Inter-Validator Merging
Multiple validators can run simultaneously on the Connito subnet. Inter-validator merging ensures that active validators converge on the same global model state. The system operates on two parallel tracks: it synchronizes model gradients among peer validators to maintain consensus on the foundation model, and it independently submits miner evaluation scores to the blockchain.
Why Merging Is Needed
Different validators may:
- Evaluate slightly different subsets of miners (due to network drops or checkpoint download failures)

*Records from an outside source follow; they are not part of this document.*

+extern "C" int sf_bn_bwd_pool_plan(int32_t C, int32_t kH, int32_t kW, int32_t sH, int32_t sW, int32_t cls) {
+    if (test_hook("SF_STEM_POOL_FUSE", 1) == 0) return 0;
+    return C > 0 && C % 8 == 0 && kH > 0 && kW > 0 && sH > 0 && sW > 0 && kH <= 2 * sH && kW <= 2 * sW && !cls ? 1 : 0;
+}
+static int fill_pool_grad(const char* who, PoolParams& q, int32_t N, int32_t T, int32_t H, int32_t W, int32_t C, int32_t kH,
+                          int32_t kW, int32_t sH, int32_t sW, int32_t pH, int32_t pW, const void* argmax, const void* dout,
+                          int32_t lddo, int64_t& M) {
+    REQUIRE(sf_bn_bwd_pool_plan(C, kH, kW, sH, sW, 0) == 1,
+            "%s: this pool keeps sf_pool_bwd + sf_bn_bwd_reduce + sf_bn_bwd_apply (sf_bn_bwd_pool_plan == 0)", who);
+    REQUIRE(N > 0 && T > 0 && H > 0 && W > 0 && pH >= 0 && pW >= 0 && pH < kH && pW < kW && H + 2 * pH >= kH && W + 2 * pW >= kW,
+            "%s: bad pool geometry", who);
+    if (fill_pool(q, N, T, H, W, C, kH, kW, sH, sW, pH, pW, nullptr, 0, nullptr, nullptr, 1)) return -1;
+    REQUIRE(argmax && dout && lddo >= C, "%s: null pointer or short pitch", who);
+    M = (int64_t)N * T * H * W;
+    if (check_rows(who, M, C)) return -1;
+    REQUIRE((int64_t)N * T * q.Ho * q.Wo < (1ll << 31), "%s: too many pooled positions", who);
+    q.cls = 0; q.fdT = make_fastdiv(T);
+    q.dout = (const f16*)dout; q.lddo = lddo; q.argmax = (uint8_t*)argmax;
+    q.fdW = make_fastdiv(W); q.fdH = make_fastdiv(H);
+    q.fdsH = make_fastdiv(sH); q.fdsW = make_fastdiv(sW);
+    q.total = M * (C / 8);
+    return 0;
+}
+
+extern "C" int sf_bn_bwd_reduce_pool(int32_t N, int32_t T, int32_t H, int32_t W, int32_t C, int32_t kH, int32_t kW, int32_t sH,
+                                     int32_t sW, int32_t pH, int32_t pW, const void* argmax, const void* dout, int32_t lddo,
+                                     const void* y, int32_t ldy, const float* scale, const float* shift, int relu_self,
+                                     float* part, sf_stream_t stream) {
+    PoolParams q;
+    int64_t M;
+    if (fill_pool_grad("sf_bn_bwd_reduce_pool", q, N, T, H, W, C, kH, kW, sH, sW, pH, pW, argmax, dout, lddo, M)) return -1;
+    REQUIRE(y && part && ldy >= C, "sf_bn_bwd_reduce_pool: null pointer or short pitch");
+    REQUIRE(!relu_self || (scale && shift), "sf_bn_bwd_reduce_pool: relu_self needs scale/shift");
+    BnBwdReduceParams p;
+    dim3 grid;
+    p.rt = make_rowtile(M, C, kBwdBlocks, grid);
+    p.dz = nullptr; p.lddz = 0; p.zmask = nullptr; p.ldm = 0;
+    p.y = (const f16*)y; p.ldy = ldy; p.scale = scale; p.shift = shift; p.relu_self = relu_self; p.part = part;
+    if (relu_self) hipLaunchKernelGGL(sf_bn_bwd_reduce_pool_kernel<true>, grid, dim3(SF_THREADS), 0, (hipStream_t)stream, p, q);
+    else hipLaunchKernelGGL(sf_bn_bwd_reduce_pool_kernel<false>, grid, dim3(SF_THREADS), 0, (hipStream_t)stream, p, q);
+    return check_launch("bn_bwd_reduce_pool");
+}
+
+extern "C" int sf_bn_bwd_apply_pool(int32_t N, int32_t T, int32_t H, int32_t W, int32_t C, int32_t kH, int32_t kW, int32_t sH,
+                                    int32_t sW, int32_t pH, int32_t pW, const void* argmax, const void* dout, int32_t lddo,
+                                    const void* y, int32_t ldy, const float* scale, const float* shift, int relu_self,
+                                    const float* coef, void* dy, int32_t lddy, sf_stream_t stream) {
+    PoolParams q;
+    int64_t M;
+    if (fill_pool_grad("sf_bn_bwd_apply_pool", q, N, T, H, W, C, kH, kW, sH, sW, pH, pW, argmax, dout, lddo, M)) return -1;
+    REQUIRE(y && coef && dy && ldy >= C && lddy >= C, "sf_bn_bwd_apply_pool: null pointer or short pitch");
+    REQUIRE(!relu_self || (scale && shift), "sf_bn_bwd_apply_pool: relu_self needs scale/shift");
+    BnBwdApplyParams p;
+    dim3 grid;
+    p.rt = make_rowtile(M, C, 8192, grid);
+    p.dz = nullptr; p.lddz = 0; p.zmask = nullptr; p.ldm = 0;
+    p.y = (const f16*)y; p.ldy = ldy; p.scale = scale; p.shift = shift; p.relu_self = relu_self;
+    p.coef = coef; p.dy = (f16*)dy; p.lddy = lddy; p.gout = nullptr; p.ldg = 0;
+    p.sample_add = nullptr; p.fdS = make_fastdiv(1);
+    if (relu_self) hipLaunchKernelGGL(sf_bn_bwd_apply_pool_kernel<true>, grid, dim3(SF_THREADS), 0, (hipStream_t)stream, p, q);
+    else hipLaunchKernelGGL(sf_bn_bwd_apply_pool_kernel<false>, grid, dim3(SF_THREADS), 0, (hipStream_t)stream, p, q);
+    return check_launch("bn_bwd_apply_pool");
 }
 
 extern "C" int sf_pool3d_fwd(int32_t N, int32_t T, int32_t H, int32_t W, int32_t C, int32_t kT, int32_t kH, int32_t kW,
diff --git a/slowfast_amd/csrc/sf_bn.h b/slowfast_amd/csrc/sf_bn.h
--- a/slowfast_amd/csrc/sf_bn.h
+++ b/slowfast_amd/csrc/sf_bn.h
@@ -265,28 +265,44 @@
     }
 }
 
-__global__ __launch_bounds__(SF_THREADS) void sf_bn_bwd_reduce_kernel(BnBwdReduceParams p) {
-    __shared__ float s_red[SF_THREADS][17];
+struct RowGrad {
+    static constexpr bool kGatherOnly = false;
+    static constexpr int kRowsInFlight = 1;
+    static constexpr int kReluSelf = -1;
+    const f16* dz; int lddz;
+    __device__ __forceinline__ f16x8 operator()(int m, int c) const { return ld16(dz + (int64_t)m * lddz + c); }
+};
+
+template <class Src>
+__device__ __forceinline__ void bn_bwd_reduce_body(const BnBwdReduceParams& p, const Src& src, float (*s_red)[17]) {
     int gcol, r0, r1, rstep;
     const bool active = p.rt.init(gcol, r0, r1, rstep);
     const int c = gcol * 8;
     float sg[8], sgy[8], sc[8], sh[8];
 #pragma unroll
     for (int e = 0; e < 8; ++e) { sg[e] = 0.f; sgy[e] = 0.f; sc[e] = 1.f; sh[e] = 0.f; }
+    const int relu_self = Src::kReluSelf < 0 ? p.relu_self : Src::kReluSelf;
     if (active) {
-        if (p.relu_self) { load8f(p.scale + c, sc); load8f(p.shift + c, sh); }
+        if (relu_self) { load8f(p.scale + c, sc); load8f(p.shift + c, sh); }
+#pragma unroll Src::kRowsInFlight
         for (int m = r0; m < r1; m += rstep) {
-            f16x8 dz = ld16(p.dz + (int64_t)m * p.lddz + c);
             f16x8 yv = ld16(p.y + (int64_t)m * p.ldy + c);
+            f16x8 dz = src(m, c);
             float g[8];
-            const bool bitm = p.zmask && p.ldm == 0;
-            masked_grad8(dz, yv, (p.zmask && !bitm) ? p.zmask + (int64_t)m * p.ldm + c : nullptr, p.relu_self, sc, sh, g,
+            const bool zm = !Src::kGatherOnly && p.zmask;
+            const bool bitm = zm && p.ldm == 0;
+            masked_grad8(dz, yv, (zm && !bitm) ? p.zmask + (int64_t)m * p.ldm + c : nullptr, relu_self, sc, sh, g,
                          bitm ? reinterpret_cast<const uint8_t*>(p.zmask) + (int64_t)m * (p.rt.C >> 3) + gcol : nullptr);
 #pragma unroll
             for (int e = 0; e < 8; ++e) { sg[e] += g[e]; sgy[e] += g[e] * (float)yv[e]; }
         }
     }
     rowtile_reduce_store(p.rt, active, c, sg, sgy, p.part + (int64_t)blockIdx.x * 2 * p.rt.C, s_red);
+}
+
+__global__ __launch_bounds__(SF_THREADS) void sf_bn_bwd_reduce_kernel(BnBwdReduceParams p) {
+    __shared__ float s_red[SF_THREADS][17];
+    bn_bwd_reduce_body(p, RowGrad{p.dz, p.lddz}, s_red);
 }
 
 struct BnBwdFinalizeParams {
@@ -342,35 +358,50 @@
     FastDiv fdS;
 };
 
-__global__ __launch_bounds__(SF_THREADS) void sf_bn_bwd_apply_kernel(BnBwdApplyParams p) {
+__device__ __forceinline__ float bn_dy_pinned(float k1, float g, float k2, float k3, float y) {
+#if !defined(SF_HOSTSIM)
+    return __builtin_fmaf(k3, y, __builtin_fmaf(k1, g, k2));
+#else
+    return k1 * g + k2 + k3 * y;
+#endif
+}
+
+template <class Src>
+__device__ __forceinline__ void bn_bwd_apply_body(const BnBwdApplyParams& p, const Src& src) {
     int gcol, r0, r1, rstep;
     if (!p.rt.init(gcol, r0, r1, rstep)) return;
     const int c = gcol * 8, C = p.rt.C;
     float sc[8], sh[8], k1[8], k2[8], k3[8];
 #pragma unroll
     for (int e = 0; e < 8; ++e) { sc[e] = 1.f; sh[e] = 0.f; }
-    if (p.relu_self) { load8f(p.scale + c, sc); load8f(p.shift + c, sh); }
+    const int relu_self = Src::kReluSelf < 0 ? p.relu_self : Src::kReluSelf;
+    if (relu_self) { load8f(p.scale + c, sc); load8f(p.shift + c, sh); }
     load8f(p.coef + c, k1);
     load8f(p.coef + C + c, k2);
     load8f(p.coef + 2 * C + c, k3);
+#pragma unroll Src::kRowsInFlight
     for (int m = r0; m < r1; m += rstep) {
-        f16x8 dz = ld16(p.dz + (int64_t)m * p.lddz + c);
         f16x8 yv = ld16(p.y + (int64_t)m * p.ldy + c);
+        f16x8 dz = src(m, c);
         float g[8];
-        const bool bitm = p.zmask && p.ldm == 0;
-        masked_grad8(dz, yv, (p.zmask && !bitm) ? p.zmask + (int64_t)m * p.ldm + c : nullptr, p.relu_self, sc, sh, g,
+        const bool zm = !Src::kGatherOnly && p.zmask;
+        const bool bitm = zm && p.ldm == 0;
+        masked_grad8(dz, yv, (zm && !bitm) ? p.zmask + (int64_t)m * p.ldm + c : nullptr, relu_self, sc, sh, g,
                      bitm ? reinterpret_cast<const uint8_t*>(p.zmask) + (int64_t)m * (C >> 3) + gcol : nullptr);
         f16x8 o;
-        if (p.sample_add) {
+        if (!Src::kGatherOnly && p.sample_add) {
             float ad[8];
             load8f(p.sample_add + (int64_t)fd_div((uint32_t)m, p.fdS) * C + c, ad);
 #pragma unroll
             for (int e = 0; e < 8; ++e) g[e] += ad[e];
         }
 #pragma unroll
-        for (int e = 0; e < 8; ++e) o[e] = (f16)(k1[e] * g[e] + k2[e] + k3[e] * (float)yv[e]);
+        for (int e = 0; e < 8; ++e) {
+            if constexpr (Src::kGatherOnly) o[e] = (f16)bn_dy_pinned(k1[e], g[e], k2[e], k3[e], (float)yv[e]);
+            else o[e] = (f16)(k1[e] * g[e] + k2[e] + k3[e] * (float)yv[e]);
+        }
         st16(p.dy + (int64_t)m * p.lddy + c, o);
-        if (p.gout) {
+        if (!Src::kGatherOnly && p.gout) {
             f16x8 go;
 #pragma unroll
             for (int e = 0; e < 8; ++e) go[e] = (f16)g[e];
@@ -378,3 +409,7 @@
         }
     }
 }
+
+__global__ __launch_bounds__(SF_THREADS) void sf_bn_bwd_apply_kernel(BnBwdApplyParams p) {
+    bn_bwd_apply_body(p, RowGrad{p.dz, p.lddz});
+}
diff --git a/slowfast_amd/csrc/sf_pool.h b/slowfast_amd/csrc/sf_pool.h
--- a/slowfast_amd/csrc/sf_pool.h
+++ b/slowfast_amd/csrc/sf_pool.h
@@ -1,4 +1,5 @@
 #pragma once
+#include "sf_bn.h"
 #include "sf_common.h"
 
 struct PoolParams {
@@ -146,6 +147,51 @@
     }
 }
 
+__device__ __forceinline__ void pool_gather4(const PoolParams& p, uint32_t nt, uint32_t h, uint32_t w, int c, float (&g)[8]) {
+    const int hh = (int)fd_div(h + (uint32_t)p.pH, p.fdsH), wh = (int)fd_div(w + (uint32_t)p.pW, p.fdsW);
+    int hoc[2], woc[2], khs[2], kws[2];
+    bool hv[2], wv[2];
+    const int kh1 = (int)h - (hh * p.sH - p.pH), kw1 = (int)w - (wh * p.sW - p.pW);
+#pragma unroll
+    for (int a = 0; a < 2; ++a) {
+        const int ho = hh - 1 + a, wo = wh - 1 + a;
+        khs[a] = a ? kh1 : kh1 + p.sH;
+        kws[a] = a ? kw1 : kw1 + p.sW;
+        hv[a] = ho >= 0 && ho < p.Ho && khs[a] < p.kH;
+        wv[a] = wo >= 0 && wo < p.Wo && kws[a] < p.kW;
+        hoc[a] = ho < 0 ? 0 : (ho > p.Ho - 1 ? p.Ho - 1 : ho);
+        woc[a] = wo < 0 ? 0 : (wo > p.Wo - 1 ? p.Wo - 1 : wo);
+    }
+    uint32_t o00 = (nt * (uint32_t)p.Ho + (uint32_t)hoc[0]) * (uint32_t)p.Wo + (uint32_t)woc[0];
+    if (p.cls) o00 += fd_div(nt, p.fdT) + 1;
+    const uint8_t* ap = p.argmax + (int64_t)o00 * p.C + c;
+    const f16* dp = p.dout + (int64_t)o00 * p.lddo + c;
+    const int ah = hoc[1] != hoc[0] ? p.Wo * p.C : 0, aw = woc[1] != woc[0] ? p.C : 0;
+    const int dh = hoc[1] != hoc[0] ? p.Wo * p.lddo : 0, dw = woc[1] != woc[0] ? p.lddo : 0;
+    u32x2 pk[2][2];
+    f16x8 d[2][2];
+#pragma unroll
+    for (int a = 0; a < 2; ++a)
+#pragma unroll
+        for (int b = 0; b < 2; ++b) {
+            pk[a][b] = *reinterpret_cast<const u32x2*>(ap + (a ? ah : 0) + (b ? aw : 0));
+            d[a][b] = ld16(dp + (a ? dh : 0) + (b ? dw : 0));
+        }
+#pragma unroll
+    for (int e = 0; e < 8; ++e) g[e] = 0.f;
+#pragma unroll
+    for (int a = 0; a < 2; ++a)
+#pragma unroll
+        for (int b = 0; b < 2; ++b) {
+            const uint32_t me = hv[a] && wv[b] ? (uint32_t)(khs[a] * p.kW + kws[b]) : 0x100u;
+#pragma unroll
+            for (int e = 0; e < 8; ++e) {
+                const uint32_t am = ((e < 4 ? pk[a][b].x : pk[a][b].y) >> (8 * (e & 3))) & 0xffu;
+                g[e] += am == me ? (float)d[a][b][e] : 0.f;
+            }
+        }
+}
+
 __global__ __launch_bounds__(SF_THREADS) void sf_pool_bwd4_kernel(PoolParams p) {
     const int64_t ncls = p.cls ? (int64_t)p.N * (p.C >> 3) : 0;
     for (int64_t idx = (int64_t)blockIdx.x * SF_THREADS + threadIdx.x; idx < p.total + ncls;
@@ -164,49 +210,45 @@
         fd_divmod(q, p.fdW, q, w);
         fd_divmod(q, p.fdH, nt, h);
         const int c = gcol * 8;
-        const int hh = (int)fd_div(h + (uint32_t)p.pH, p.fdsH), wh = (int)fd_div(w + (uint32_t)p.pW, p.fdsW);
-        int hoc[2], woc[2], khs[2], kws[2];
-        bool hv[2], wv[2];
-#pragma unroll
-        for (int a = 0; a < 2; ++a) {
-            const int ho = hh - 1 + a, wo = wh - 1 + a;
-            khs[a] = (int)h - (ho * p.sH - p.pH);
-            kws[a] = (int)w - (wo * p.sW - p.pW);
-            hv[a] = ho >= 0 && ho < p.Ho && khs[a] < p.kH;
-            wv[a] = wo >= 0 && wo < p.Wo && kws[a] < p.kW;
-            hoc[a] = ho < 0 ? 0 : (ho > p.Ho - 1 ? p.Ho - 1 : ho);
-            woc[a] = wo < 0 ? 0 : (wo > p.Wo - 1 ? p.Wo - 1 : wo);
-        }
-        u32x2 pk[2][2];
-        f16x8 d[2][2];
-#pragma unroll
-        for (int a = 0; a < 2; ++a)
-#pragma unroll
-            for (int b = 0; b < 2; ++b) {
-                const int64_t orow = pool_row(p, nt, p.Ho, p.Wo, hoc[a], woc[b]);
-                pk[a][b] = *reinterpret_cast<const u32x2*>(p.argmax + orow * p.C + c);
-                d[a][b] = ld16(p.dout + orow * p.lddo + c);
-            }
         float g[8];
-#pragma unroll
-        for (int e = 0; e < 8; ++e) g[e] = 0.f;
-#pragma unroll
-        for (int a = 0; a < 2; ++a)
-#pragma unroll
-            for (int b = 0; b < 2; ++b) {
-                const bool on = hv[a] && wv[b];
-                const uint32_t me = (uint32_t)(khs[a] * p.kW + kws[b]);
-#pragma unroll
-                for (int e = 0; e < 8; ++e) {
-                    const uint32_t am = ((e < 4 ? pk[a][b].x : pk[a][b].y) >> (8 * (e & 3))) & 0xffu;
-                    g[e] += on && am == me ? (float)d[a][b][e] : 0.f;
-                }
-            }
+        pool_gather4(p, nt, h, w, c, g);
         f16x8 o;
 #pragma unroll
         for (int e = 0; e < 8; ++e) o[e] = (f16)g[e];
         st16(p.out + pool_row(p, nt, p.H, p.W, (int)h, (int)w) * p.ldo + c, o);
     }
+}
+
+template <bool RELU, int ROWS>
+struct PoolGrad {
+    static constexpr bool kGatherOnly = true;
+    static constexpr int kReluSelf = RELU ? 1 : 0;
+    static constexpr int kRowsInFlight = ROWS;
+    const PoolParams& q;
+    __device__ __forceinline__ f16x8 operator()(int m, int c) const {
+        uint32_t r, w, h, nt;
+        fd_divmod((uint32_t)m, q.fdW, r, w);
+        fd_divmod(r, q.fdH, nt, h);
+        float g[8];
+        pool_gather4(q, nt, h, w, c, g);
+        f16x8 o;
+#pragma unroll
+        for (int e = 0; e < 8; ++e) o[e] = (f16)g[e];
+        return o;
+    }
+};
+
+#define SF_POOL_REDUCE_ROWS 2
+#define SF_POOL_APPLY_ROWS 2
+template <bool RELU>
+__global__ __launch_bounds__(SF_THREADS) void sf_bn_bwd_reduce_pool_kernel(BnBwdReduceParams p, PoolParams q) {
+    __shared__ float s_red[SF_THREADS][17];
+    bn_bwd_reduce_body(p, PoolGrad<RELU, SF_POOL_REDUCE_ROWS>{q}, s_red);
+}
+
+template <bool RELU>
+__global__ __launch_bounds__(SF_THREADS) void sf_bn_bwd_apply_pool_kernel(BnBwdApplyParams p, PoolParams q) {
+    bn_bwd_apply_body(p, PoolGrad<RELU, SF_POOL_APPLY_ROWS>{q});
 }
 
 struct Pool3dParams {
diff --git a/slowfast_amd/engine.py b/slowfast_amd/engine.py
--- a/slowfast_amd/engine.py
+++ b/slowfast_amd/engine.py
@@ -411,12 +411,12 @@
             fuse = (y0, st0.scale, st0.shift)
         return ops.conv_c_bwd(dz, bits, y, coef, x, wd, geom, dw, bn=fuse, out_scale=1.0, zero_first=zero_first)
 
-    def bn_backward(self, dz, y, st, zmask=None, relu_self=False, want_g=False, part=None):
+    def bn_backward(self, dz, y, st, zmask=None, relu_self=False, want_g=False, part=None, pool=None):
         bn = self.bn
         dgamma, dbeta, accumulate = self._bn_grad_dest()
         return ops.bn_bwd(dz, y, bn.weight, st.mean, st.rstd, dgamma, dbeta, zmask=zmask,
                           relu_affine=(st.scale, st.shift) if relu_self else None, inv_loss_scale=1.0,
-                          accumulate=accumulate, want_g=want_g, sync=_sync_of(bn), part=part)
+                          accumulate=accumulate, want_g=want_g, sync=_sync_of(bn), part=part, pool=pool)
 
     def params(self):
         p = [self.conv.weight]
@@ -554,8 +554,11 @@
     def backward(ctx, dout):
         unit = ctx.mod._unit
         st = ctx.st
-        g = ops.pool_bwd(ctx.y.shape, ctx.pooled, ctx.arg, as_cl(dout), *ctx.pool, relu=True)
-        dy = unit.bn_backward(g, ctx.y, st)
+        if ops.bn_bwd_pool_plan(ctx.y.shape[1], ctx.pool[0], ctx.pool[1]):
+            dy = unit.bn_backward(as_cl(dout), ctx.y, st, pool=(ctx.arg,) + ctx.pool)
+        else:
+            g = ops.pool_bwd(ctx.y.shape, ctx.pooled, ctx.arg, as_cl(dout), *ctx.pool, relu=True)
+            dy = unit.bn_backward(g, ctx.y, st)
         unit.backward(ctx.xcl, None, dy, need_dx=False)
         _notify(unit.params())
         ctx.xcl = ctx.y = ctx.pooled = ctx.arg = None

- Have different timing relative to the submit phase
- Extract different active miner sub-groups depending on their local cutoff logic
Without merging, different validators would apply different gradient updates, causing the global model to fracture. By synchronizing explicitly, the validators stay aligned.
The Merging Protocol
1. Shared Random Seed
Before each evaluation cycle, validators use get_combined_validator_seed() to agree on a shared random seed:
combinded_seed = get_combined_validator_seed(config, subtensor)This seed is derived deterministically from chain state. It is used to instantiate the validation dataloader — ensuring all validators evaluate miner checkpoints on exactly the same data sequence to produce objective, uniform loss measurements for honest miners.
2. Local Eval & Aggregation
Each validator independently iterates over its downloaded miner checkpoints. It runs a forward pass and logs the validation loss. The validator then determines the top-performing miners (filtered by config.run.miner_score_cutoff) and explicitly loads their state dicts to calculate a local gradient update:
# Averages gradients from top-performing local miner checkpoints
await aggregate_miner_gradient_change(..., miner_jobs, score_aggregator)3. Gradient Synchronization (Hivemind DHT)
After local gradients are aggregated onto the global_model, validators connect to peer validators using a Decentralized Hash Table (DHT). They utilize hivemind.averaging.DecentralizedAverager to synchronize gradients across the network:
# Matchmakes with peers and performs a decentralized all-reduce
avg_step = avg.step(timeout=config.run.averager_step_timeout_sec)During this step, the validator packs its gradients into a buffer, finds a matchmaking group of peer validators evaluating the same expert group, and runs a decentralized all-reduce.
4. Merging Timeout & Fallback
The averager allows for a set number of attempts (averager_step_max_retries, default: 2) lasting averager_step_timeout_sec (default: 60s) each.
If the averager times out or fails to find a peer group, the validator simply catches the TimeoutError and logs the failure. It does not abort the entire loop. Instead, it proceeds to run the outer optimizer step using only its local aggregated gradients. This ensures progress is never permanently halted by offline peers.
5. Calling set_weights()
Once the global model optimization step is complete, the validator submits its evaluated miner scores to the blockchain.
Note: Validators do not submit the Hivemind-agreed weights to the chain. They submit the raw scores calculated during Step 2.
uid_weights = score_aggregator.uid_score_pairs(how="avg")
submit_weights(..., uid_weights=uid_weights, normalize=True, top_k=weight_submit_top_k)Bittensor's Yuma Consensus algorithm aggregates these submitted scores based on the validator's stake, resolving final miner emissions.
flowchart LR
%% Main components
subgraph DHT["Hivemind DHT"]
Match["Matchmaking"]
end
subgraph Validators["Active Validators"]
direction TB
V1["Validator 1"]
V2["Validator 2"]
V3["Validator 3"]
end
subgraph Sync["Gradient Synchronization"]
Averager["Decentralized Averager"]
end
%% Flow of operations
V1 -->|1. Searches for peers| Match
V2 -->|1. Searches for peers| Match
V3 -->|1. Searches for peers| Match
Match -->|2. Groups compatible peers| Averager
Averager -->|3. All-Reduce Gradients| V1
Averager -->|3. All-Reduce Gradients| V2
Averager -->|3. All-Reduce Gradients| V3
%% Note for clarity
classDef highlight fill:#f9f,stroke:#333,stroke-width:2px;
class Averager highlight;Figure: Inter-validator merging flow. Validators evaluate checkpoints to calculate local gradients and scores. Gradients are synchronized via the Hivemind DHT using an all-reduce averager to step the model, while evaluation scores are sent directly to the Bittensor chain.
The inter-validator communication is entirely distinct from miner-validator communication. Miners never participate in the Hivemind DHT — they only communicate via the validator's HTTP FastAPI server.